Task description => What lines in the following entries hold the word "produce"? Copy each one.

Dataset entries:
template <bool TQ, bool L0, bool DG = false, bool SY = true, bool F32 = false, bool XS = true>
__global__ __launch_bounds__(WS_NT) void ws_fwd_kernel(const WsFwdP p) {
  extern __shared__ __attribute__((aligned(16))) float ws_smem[];
  hx_t* Ah = (hx_t*)ws_smem;
  float* Af = ws_smem;
  float* qs = ws_smem + (2 * 2 * WS_ROWS * WS_PITCH * 2) / 4;
  unsigned char* nbs = (unsigned char*)(qs + 2 * WS_NW * WS_ROWS);
  float* Xl = (float*)(nbs + 2 * WS_ROWS * WS_NBP);
  unsigned char* nbs0 = (unsigned char*)(Xl + 2 * WS_ROWS * WS_XLP);
  float* cst = (float*)((char*)ws_smem + ws_fwd_lds_bytes(L0) - sizeof(float) * 2 * WS_N);
  const int tid = threadIdx.x, wave = tid >> 6, lane = tid & 63, li = lane & 15, lq = lane >> 4;
  const int z = blockIdx.z, z0 = z / p.nz1, z1 = z - z0 * p.nz1;
  const float* __restrict__ Xg = p.X.p + z0 * p.X.s0 + z1 * p.X.s1;
  const float* __restrict__ Wg = p.W.p + z0 * p.W.s0 + z1 * p.W.s1;
  const float* __restrict__ bg = DG ? nullptr : p.bias.p + z0 * p.bias.s0 + z1 * p.bias.s1;
  float* __restrict__ Yg = p.Y.p + z0 * p.Y.s0 + z1 * p.Y.s1;
  const int ncol0 = 16 * WS_CB * wave;
  float* __restrict__ Y0g = L0 ? const_cast<float*>(Xg) : nullptr;
  const float* __restrict__ X0g = L0 ? p.X0.p + z0 * p.X0.s0 + z1 * p.X0.s1 : nullptr;

  WS_STAMP(0);
  hx8 bh[WS_CB][F32 ? 1 : 8], bl[WS_CB][F32 ? 1 : 8];
  f32x4 bw[WS_CB][F32 ? 16 : 1];
  if constexpr (F32) {
    if (p.w_sk == 1) {
#pragma unroll
      for (int cb = 0; cb < WS_CB; ++cb)
#pragma unroll
        for (int t = 0; t < 16; ++t) bw[cb][t] = *(const f32x4*)(Wg + (long)(ncol0 + 16 * cb + li) * p.w_sn + (16 * t + 4 * lq));
    } else {
#pragma unroll
      for (int cb = 0; cb < WS_CB; ++cb)
#pragma unroll
        for (int t = 0; t < 16; ++t) {
          const float* src = Wg + (long)(ncol0 + 16 * cb + li) * p.w_sn + (long)(16 * t + 4 * lq) * p.w_sk;
#pragma unroll
          for (int j = 0; j < 4; ++j) bw[cb][t][j] = src[(long)j * p.w_sk];
        }
    }
  } else {
    f32x4 raw[WS_CB][8][2];
    ws_w_frag_load(Wg, p.w_sn, p.w_sk, ncol0, li, lq, raw);
#pragma unroll
    for (int cb = 0; cb < WS_CB; ++cb)
#pragma unroll
      for (int ks = 0; ks < 8; ++ks) ws_split8(raw[cb][ks][0] * ORL_WSCALE, raw[cb][ks][1] * ORL_WSCALE, bh[cb][ks], bl[cb][ks]);
  }
  WS_STAMP(1);
  hx8 b0[WS_CB][2];
  f32x4 b0w[WS_CB][2];
  if (L0) {
    const float* __restrict__ W0g = p.W0.p + z0 * p.W0.s0 + z1 * p.W0.s1;
    const float* __restrict__ b0g = p.b0.p + z0 * p.b0.s0 + z1 * p.b0.s1;
#pragma unroll
    for (int cb = 0; cb < WS_CB; ++cb) {
      const int n = ncol0 + 16 * cb + li;
      if constexpr (F32) ws_w0_frag(p, W0g, n, lq, b0g[n], b0w[cb]); else ws_w0_frag(p, W0g, n, lq, b0g[n], b0[cb]);
    }
  }
  const float* __restrict__ twg = TQ ? p.tw.p + z0 * p.tw.s0 + z1 * p.tw.s1 : bg;
  if (!DG && tid < WS_N) { cst[tid] = bg[tid]; cst[WS_N + tid] = twg[tid]; }
  const float tbias = TQ ? (p.tb.p + z0 * p.tb.s0 + z1 * p.tb.s1)[0] : 0.f;
  const float a_sc = (DG && !F32 && p.gscale) ? p.gscale[z0] : 1.f;
  const float inv_sc = F32 ? 1.f : 1.0f / (ORL_WSCALE * a_sc);

  f32x4 st0[WS_LD];
  auto load_piece = [&](int g, f32x4 (&st)[WS_LD], int i) __attribute__((always_inline)) {
    const int idx = tid + WS_NT * i, r = idx >> 6, kq = idx & 63;
    int m = g * WS_ROWS + r; m = m < p.M ? m : p.M - 1;
    st[i] = *(const f32x4*)&Xg[(long)m * p.x_pitch + 4 * kq];
  };
  auto load_group = [&](int g, f32x4 (&st)[WS_LD]) __attribute__((always_inline)) {
#pragma unroll
    for (int i = 0; i < WS_LD; ++i) load_piece(g, st, i);
  };
  auto store_group = [&](int buf, const f32x4 (&st)[WS_LD], int i0 = 0, int i1 = WS_LD) __attribute__((always_inline)) {
    hx_t* dh = Ah + (long)buf * 2 * WS_ROWS * WS_PITCH;
    hx_t* dl = dh + WS_ROWS * WS_PITCH;
#pragma unroll
    for (int i = i0; i < i1; ++i) {
      const int idx = tid + WS_NT * i, r = idx >> 6, kq = idx & 63;
      if constexpr (F32) {
        *(f32x4*)(Af + (long)buf * WS_ROWS * WS_K + r * WS_K + ((kq ^ (r & 15)) << 2)) = st[i];
        continue;
      }
      hx4 h, l;
      if (DG) orl_split4(st[i] * a_sc, h, l); else orl_split4(st[i], h, l);
      const int o = ws_a_off(r, kq);
      *(hx4*)(dh + o) = h;
      *(hx4*)(dl + o) = l;
    }
  };

  const int xe = L0 ? WS_ROWS * p.x0_pitch : 0;
  constexpr int XI = (WS_ROWS * 32 + WS_NT - 1) / WS_NT;
  int xr[XI], xc[XI];
  float sx[XI];
  ws_x_index(L0, tid, p.x0_pitch, xe, xr, xc);
  auto loadX = [&](int g) __attribute__((always_inline)) { ws_x_load(X0g, g, xe, tid, sx); };
  auto storeX = [&](int buf) __attribute__((always_inline)) { ws_x_store<F32 ? 0 : 2, WS_XLP>(Xl, buf, p.in0, xr, xc, sx); };
  f32x4 fx32[2];
  auto prod_x = [&](int xbuf, int s, hx8 (&xa)[2]) __attribute__((always_inline)) {
    if constexpr (F32) ws_x_frag<WS_XLP>(Xl, xbuf, s, li, lq, fx32); else ws_x_frag<WS_XLP>(Xl, xbuf, s, li, lq, xa);
  };
  auto prod_block = [&](int g, int buf, int par, int s, int cb, const hx8 (&xa)[2]) __attribute__((always_inline)) {
    hx_t* dh = Ah + (long)buf * 2 * WS_ROWS * WS_PITCH;
    hx_t* dl = dh + WS_ROWS * WS_PITCH;
    const int r = 16 * s + li;
    const long m = (long)g * WS_ROWS + r;
    f32x4 v;
    unsigned int nib0;
    if constexpr (F32) nib0 = ws_h0_block(b0w[cb], fx32, v); else nib0 = ws_h0_block(b0[cb], xa, v);
    const int k = ncol0 + 16 * cb + 4 * lq;
    if constexpr (XS) *(f32x4*)&Y0g[m * p.x_pitch + k] = v;
    if constexpr (F32) {
      *(f32x4*)(Af + (long)buf * WS_ROWS * WS_K + r * WS_K + (((k >> 2) ^ (r & 15)) << 2)) = v;
    } else {
    hx4 h, l;
    orl_split4(v, h, l);
    const int o = ws_a_off(r, k >> 2);
    *(hx4*)(dh + o) = h;
    *(hx4*)(dl + o) = l;
    }
    nbs0[(par * WS_ROWS + r) * WS_NBP + (k >> 2)] = (unsigned char)nib0;
  };
  auto produce = [&](int g, int buf, int xbuf, int par) __attribute__((always_inline)) {
#pragma unroll
    for (int s = 0; s < WS_SUB; ++s) {
      hx8 xa[2];
      prod_x(xbuf, s, xa);
#pragma unroll
      for (int cb = 0; cb < WS_CB; ++cb) prod_block(g, buf, par, s, cb, xa);
    }
  };
  auto finish0 = [&](int g, int par) __attribute__((always_inline)) {
    if (tid < WS_ROWS * 8) {
      const int row = tid >> 3, wd = tid & 7;
      const unsigned int word = ws_pack_nibbles(nbs0 + (par * WS_ROWS + row) * WS_NBP + 8 * wd);
      p.mb0.p[z0 * p.mb0.s0 + z1 * p.mb0.s1 + ((long)g * WS_ROWS + row) * p.mb0_g + wd] = word;
    }
  };

  const int g0 = blockIdx.x, gs = gridDim.x;
  if (g0 >= p.groups) return;
  WS_STAMP(2);
  if (L0) {
    for (int e = tid; e < 2 * WS_ROWS * WS_XLP; e += WS_NT) Xl[e] = 0.f;
    loadX(g0);
    __syncthreads();
    storeX(0);
    if (g0 + gs < p.groups) loadX(g0 + gs);
    __syncthreads();
    produce(g0, 0, 0, 0);
    if (g0 + gs < p.groups) storeX(1);
    if (g0 + 2 * gs < p.groups) loadX(g0 + 2 * gs);
    __syncthreads();
    finish0(g0, 0);
  } else {
    load_group(g0, st0);
    store_group(0, st0);
    if (g0 + gs < p.groups) load_group(g0 + gs, st0);
    __syncthreads();
  }
  constexpr bool storeY = SY;
  auto epi_block = [&](const f32x4& a, int g, int par, int s, int cb, float& part) __attribute__((always_inline)) {
    const f32x4 bq = *(const f32x4*)&cst[ncol0 + 16 * cb + 4 * lq], twq = *(const f32x4*)&cst[WS_N + ncol0 + 16 * cb + 4 * lq];
    const int m = g * WS_ROWS + 16 * s + li;
    f32x4 v = F32 ? a + bq : a * inv_sc + bq;
    const unsigned int nib = orl_relu_mask4(v);
    if (storeY) *(f32x4*)&Yg[(long)m * p.y_pitch + ncol0 + 16 * cb + 4 * lq] = v;
    part += (v[0] * twq[0] + v[1] * twq[1]) + (v[2] * twq[2] + v[3] * twq[3]);
    nbs[(par * WS_ROWS + 16 * s + li) * WS_NBP + 4 * WS_CB * wave + 4 * cb + lq] = (unsigned char)nib;
  };
  auto epi_row = [&](int par, int s, float part) __attribute__((always_inline)) {
    if (TQ) {
      part += __shfl_xor(part, 16);
      part += __shfl_xor(part, 32);
      (qs + (par * WS_NW + wave) * WS_ROWS)[16 * s + li] = part;
    }
  };
  auto epilogue = [&](const f32x4 (&acc)[WS_SUB][WS_CB], int g, int par) __attribute__((always_inline)) {
    if (DG) {
      const unsigned int* __restrict__ dm = p.dmask.p + z0 * p.dmask.s0 + z1 * p.dmask.s1;
#pragma unroll
      for (int s = 0; s < WS_SUB; ++s) {
        const long m = (long)g * WS_ROWS + 16 * s + li;
        const unsigned int w = dm[m * p.dm_g + (ncol0 >> 5)];
#pragma unroll
        for (int cb = 0; cb < WS_CB; ++cb) {
          const unsigned int nib = w >> ((ncol0 & 31) + 16 * cb + 4 * lq);
          f32x4 v = acc[s][cb];
#pragma unroll
          for (int r = 0; r < 4; ++r) v[r] = ((nib >> r) & 1u) ? (F32 ? v[r] : v[r] * inv_sc) : 0.f;
          *(f32x4*)&Yg[m * p.y_pitch + ncol0 + 16 * cb + 4 * lq] = v;
        }
      }
      return;
    }
#pragma unroll
    for (int s = 0; s < WS_SUB; ++s) {
      float part = 0.f;
#pragma unroll
      for (int cb = 0; cb < WS_CB; ++cb) epi_block(acc[s][cb], g, par, s, cb, part);
      epi_row(par, s, part);
    }
  };
  auto finish = [&](int g, int par) __attribute__((always_inline)) {
    if (DG) return;
    if (tid < WS_ROWS * 8) {
      const int row = tid >> 3, wd = tid & 7, m = g * WS_ROWS + row;
      const unsigned int word = ws_pack_nibbles(nbs + (par * WS_ROWS + row) * WS_NBP + 8 * wd);
      p.mb.p[z0 * p.mb.s0 + z1 * p.mb.s1 + (long)m * p.mb_g + wd] = word;
    }
    if (TQ && tid < WS_ROWS) {
      const int m = g * WS_ROWS + tid;
      const float q = ws_tail_sum(qs + par * WS_NW * WS_ROWS + tid, tbias);
      p.tq.p[z0 * p.tq.s0 + z1 * p.tq.s1 + (long)m * p.tq_sm] = q;
    }
  };

  f32x4 pacc[WS_SUB][WS_CB];
  auto iteration = [&](int g, int it, f32x4 (&stn)[WS_LD], bool first, bool steady) __attribute__((always_inline)) {
    const int buf = it & 1;
    const hx_t* ah = Ah + (long)buf * 2 * WS_ROWS * WS_PITCH;
    const hx_t* al = ah + WS_ROWS * WS_PITCH;
    f32x4 acc[WS_SUB][WS_CB];
#pragma unroll
    for (int s = 0; s < WS_SUB; ++s)
#pragma unroll
      for (int cb = 0; cb < WS_CB; ++cb) acc[s][cb] = (f32x4){0.f, 0.f, 0.f, 0.f};
    const bool fine = steady && !DG;
    float fpart = 0.f;
    hx8 fxa[2];
    auto piece = [&](int ks) __attribute__((always_inline)) {
      static_assert(WS_SUB == 2 && ((WS_CB == 2 && WS_LD == 4) || (WS_CB == 1 && WS_LD == 2) || (WS_CB == 4 && WS_LD == 8)), "eight (four, sixteen) pieces");
      const int par = (it - 1) & 1;
      if constexpr (WS_CB == 4) {
#pragma unroll
        for (int h = 0; h < 2; ++h) {
          const int pc = 2 * ks + h;
          if (pc < 8) {
            const int s = pc >> 2, cb = pc & 3;
            if (cb == 0) fpart = 0.f;
            epi_block(pacc[s][cb], g - gs, par, s, cb, fpart);
            if (cb == 3) epi_row(par, s, fpart);
          } else if (L0) {
            const int s = (pc - 8) >> 2, cb = (pc - 8) & 3;
            if (cb == 0) prod_x((it + 1) & 1, s, fxa);
            prod_block(g + gs, buf ^ 1, (it + 1) & 1, s, cb, fxa);
          } else {
            store_group(buf ^ 1, stn, pc - 8, pc - 7);
            load_piece(g + 2 * gs, stn, pc - 8);
          }
        }
        return;
      }
      if constexpr (WS_CB == 1) {
        if (ks == 0 || ks == 2) {
          const int s = ks >> 1;
          fpart = 0.f;
          epi_block(pacc[s][0], g - gs, par, s, 0, fpart);
          epi_row(par, s, fpart);
        } else if (ks == 4 || ks == 6) {
          const int s = (ks - 4) >> 1;
          if (L0) {
            prod_x((it + 1) & 1, s, fxa);
            prod_block(g + gs, buf ^ 1, (it + 1) & 1, s, 0, fxa);
          } else {
            store_group(buf ^ 1, stn, s, s + 1);
            load_piece(g + 2 * gs, stn, s);
          }
        }
        return;
      }
      if (ks < 4) {
        const int s = ks >> 1, cb = ks & 1;
        if (cb == 0) fpart = 0.f;
        epi_block(pacc[s][cb], g - gs, par, s, cb, fpart);
        if (cb == 1) epi_row(par, s, fpart);
      } else if (L0) {
        const int s = (ks - 4) >> 1, cb = (ks - 4) & 1;
        if (cb == 0) prod_x((it + 1) & 1, s, fxa);
        prod_block(g + gs, buf ^ 1, (it + 1) & 1, s, cb, fxa);
      } else {
        store_group(buf ^ 1, stn, ks - 4, ks - 3);
        load_piece(g + 2 * gs, stn, ks - 4);
      }
    };
#pragma unroll
    for (int ks = 0; ks < 8; ++ks) {
      if constexpr (F32) {
        const float* af = Af + (long)buf * WS_ROWS * WS_K;
#pragma unroll
        for (int tt = 0; tt < 2; ++tt) {
          f32x4 fa[WS_SUB];
#pragma unroll
          for (int s = 0; s < WS_SUB; ++s) fa[s] = *(const f32x4*)&af[(16 * s + li) * WS_K + (((8 * ks + 4 * tt + lq) ^ li) << 2)];
#pragma unroll
          for (int e = 0; e < 4; ++e)
#pragma unroll
            for (int s = 0; s < WS_SUB; ++s)
#pragma unroll
              for (int cb = 0; cb < WS_CB; ++cb)
                acc[s][cb] = __builtin_amdgcn_mfma_f32_16x16x4f32(bw[cb][2 * ks + tt][e], fa[s][e], acc[s][cb], 0, 0, 0);
        }
      } else {
      hx8 fah2[WS_SUB], fal2[WS_SUB];
#pragma unroll
      for (int s = 0; s < WS_SUB; ++s) {
        const int o = ws_a_frag(s, li, 4 * ks + lq);
        fah2[s] = *(const hx8*)&ah[o]; fal2[s] = *(const hx8*)&al[o];
      }
#pragma unroll
      for (int s = 0; s < WS_SUB; ++s)
#pragma unroll
        for (int cb = 0; cb < WS_CB; ++cb) acc[s][cb] = ORL_MFMA_16x16x32(bl[cb][ks], fah2[s], acc[s][cb]);
#pragma unroll
      for (int s = 0; s < WS_SUB; ++s)
#pragma unroll
        for (int cb = 0; cb < WS_CB; ++cb) acc[s][cb] = ORL_MFMA_16x16x32(bh[cb][ks], fal2[s], acc[s][cb]);
#pragma unroll
      for (int s = 0; s < WS_SUB; ++s)
#pragma unroll
        for (int cb = 0; cb < WS_CB; ++cb) acc[s][cb] = ORL_MFMA_16x16x32(bh[cb][ks], fah2[s], acc[s][cb]);
      }
      if (fine) {
        piece(ks);
        __builtin_amdgcn_sched_barrier(0);
      }
    }
    if (fine) {
      if (L0) { storeX(it & 1); loadX(g + 3 * gs); }
    } else {
      if (!first) epilogue(pacc, g - gs, (it - 1) & 1);
      if (L0) {
        if (steady || g + gs < p.groups) produce(g + gs, buf ^ 1, (it + 1) & 1, (it + 1) & 1);
        if (steady || g + 2 * gs < p.groups) storeX(it & 1);
        if (steady || g + 3 * gs < p.groups) loadX(g + 3 * gs);
      } else {
        if (steady || g + gs < p.groups) store_group(buf ^ 1, stn);
        if (steady || g + 2 * gs < p.groups) load_group(g + 2 * gs, stn);
      }
    }
    __syncthreads();
    if (!first) finish(g - gs, (it - 1) & 1);
    if (L0 && (steady || g + gs < p.groups)) finish0(g + gs, (it + 1) & 1);
#pragma unroll
    for (int s = 0; s < WS_SUB; ++s)
#pragma unroll
      for (int cb = 0; cb < WS_CB; ++cb) pacc[s][cb] = acc[s][cb];
  };
  int g = g0, it = 0;
  WS_STAMP(3);
  iteration(g, it, st0, true, false);
  WS_STAMP(4);
  g += gs; ++it;
  while (g + 3 * gs < p.groups) {
    iteration(g, it, st0, false, true);
    g += gs; ++it;
  }
  while (g < p.groups) {
    iteration(g, it, st0, false, false);
    g += gs; ++it;
  }
  WS_STAMP(5);
  epilogue(pacc, g - gs, (it - 1) & 1);
  __syncthreads();
  finish(g - gs, (it - 1) & 1);
  WS_STAMP(6);
}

Response to this exercise =>
  auto produce = [&](int g, int buf, int xbuf, int par) __attribute__((always_inline)) {
    produce(g0, 0, 0, 0);
        if (steady || g + gs < p.groups) produce(g + gs, buf ^ 1, (it + 1) & 1, (it + 1) & 1);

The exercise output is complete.